Abri a porta, e entrei em casa. Mais um dia de trabalho. Eu
trabalhava 8 horas por dia, de segunda a sexta. No sábado estava no serviço,
também, mas pela manhã. Saía do trampo, e ia para a casa. Minha esposa, meu
amor. Ela estava sempre assistindo televisão. Abraçava-a e perguntava como
havia sido seu dia. As respostas eram sempre iguais . “Bem”, dizia ela. Era a
vida que eu escolhera para mim. Meus amigos falaram que o casamento não seria
uma merda. Mas eu ignorei-os. A vida de cônjuge me agrava.
Deixei meu paletó sobre o sofá. Fui ao banheiro, mijei e
troquei de roupa. Desci à cozinha, e perguntei o que faltava em casa:
“Nada”, respondeu-me Jordana.
“Temos pão”, quis saber eu.
“Aham”, balbuciou ela.
Abri uma sacola e encontrei alguns pães. Comi-os, e avisei
Jordana que iria dar uma volta:
“Trabalho, né”, constatou ela.
“Sim”, respondi. “Devo voltar lá pelas 22h”, avisei.
Entrei em meu Camaro. Liguei-o e dei a partida. Ouvi o ronco
do motor e imediatamente uma sensação de vaidade me tomara. Ninguém na
vizinhança tinha um carro esse. Eu era o único. Os vizinhos, certamente,
haviam escutado o motor. Meu carro, idiotas. Podem babar.
Parei no semáforo. O céu estava claro, porque a lua o
iluminava. Bela imagem. De repente, uma luz verde refletiu no vidro do carro.
Era o sinal. Arranquei, andando a 60 km por hora.
Virei numa esquina, nada. Em outra, nada. Novamente, porra
nenhuma. “Vai ver é por que está frio”, cogitei. E de fato, fazia uns 15 graus
em Goiânia. Dobrei na 136, no Setor Marista. Pisei fundo no acelerador. Achei
um crioulo na rua. Fitei-o, descaradamente. Saí.

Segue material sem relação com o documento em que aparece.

template <int NT, bool ALIGNED>
__device__ __noinline__ void fused_sweep2_cube(FusedShared<NT>* shp, const uint8_t* src_, uint32_t* rawl_, uint32_t* rawa_, int P_, int cap_raw_, int cap_ang_,
                                               float ylimf_, int stream_) {
    FusedShared<NT>& sh = *shp;
    const uint8_t* src = uni_ptr(src_);
    uint32_t* rawl = uni_ptr(rawl_);
    uint32_t* rawa = uni_ptr(rawa_);
    const int P = __builtin_amdgcn_readfirstlane(P_), cap_raw = __builtin_amdgcn_readfirstlane(cap_raw_), stream = __builtin_amdgcn_readfirstlane(stream_);
    const int cap_ang = __builtin_amdgcn_readfirstlane(cap_ang_);
    const float ylimf = uni(ylimf_);
    const int tid = threadIdx.x, wave = tid >> 6;
    const TabReaderB TB = TabReaderB::make_at(FusedLds<NT>::tab);
    const int nch = (P + 3) >> 2;
    SelConsts K;
    for (int i = 0; i < 6; ++i) K.V[i] = in_vgpr(sh.Vf[i]);
    K.L.g12 = 0.0f;
    K.xmin = -INFINITY;
#pragma unroll
    for (int i = 0; i < 2; ++i) {
        K.u[i][0] = in_vgpr(sh.mk.u[i][0]); K.u[i][1] = in_vgpr(sh.mk.u[i][1]); K.kt[i] = in_vgpr(sh.mk.kt[i]);
        K.eps[i] = in_vgpr(sh.mk.eps[i]); K.thr[i] = in_vgpr(sh.mk.thr[i]);
    }
    K.lo0 = uni(sh.lo[0]); K.hi0 = uni(sh.hi[0]); K.lo1 = uni(sh.lo[1]); K.hi1 = uni(sh.hi[1]);
    static_assert(offsetof(FusedShared<NT>, n_ang) == offsetof(FusedShared<NT>, n_raw) + 4 && offsetof(FusedShared<NT>, n_raw) % 8 == 0, "");
    const RawDirect direct{rawl, rawa, reinterpret_cast<unsigned long long*>(&sh.n_raw), (uint32_t)cap_raw, (uint32_t)cap_ang};
    static_assert(offsetof(FusedShared<NT>, S) % 4096 == 0 && offsetof(SelScratch, hist) == 0, "the cube mask must be 4 KB aligned");
    const uint32_t bits_lds = FusedLds<NT>::hist;
    const uint32_t ring_lds = (uint32_t)__builtin_amdgcn_readfirstlane((int)(FusedLds<NT>::stage + (uint32_t)wave * FusedLds<NT>::stage_wave));
    int t, c0, c1;
    fused_geometry<NT>(nch, tid, t, c0, c1);
    if (c0 >= c1) return;
    if (stream) select_sweep_cube<ALIGNED, kFusedTrip, true>(src, P, c0, c1, t, kFusedThreads, TB, ylimf, K, bits_lds, ring_lds, direct);
    else select_sweep_cube<ALIGNED, kFusedTrip, false>(src, P, c0, c1, t, kFusedThreads, TB, ylimf, K, bits_lds, ring_lds, direct);
}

Dei uma volta na esquina e
voltei para lá.
“E aí, brother”, eu
disse. “Não tem um desse aí, não”, perguntei, solicitando uma pedra de crack.
“Tenho, sim”, falou ele.
“Entra”, pedi.
Ele veio até a porta do carro. Apontei-lhe a arma,
discretamente, e disse:
“Entra já, ou vai morrer”.
Sem pensar duas vezes, o cara entrara em meu carro. Saí
dali.
“É o seguinte: nós vamos dar uma volta. E eu só quero
conversar, beleza?”, avisei .
Mais calmo, ele perguntou se podia acender um cigarro.
Disse-lhe que ‘sim’.
Demos três voltas na Praça do Cruzeiro. Descemos até a Praça
Cívica e voltamos à Praça do Cruzeiro. Ele estava tranquilo.
Parei o carro numa rua deserta e escura.
Pahhhhh pahhhhhh pahhhhh.
Olhei para a cabeça dele. Vi só sangue. Tirei o corpo, e o joguei na rua.
Liguei Mozart no pen-drive do carro.
Cheguei em casa, Jordana estava vendo Jornal da Globo.
“Tudo bem?”, falei, beijando-a. “Tudo”, respondeu.
É isso aí: mais um trabalho concluído.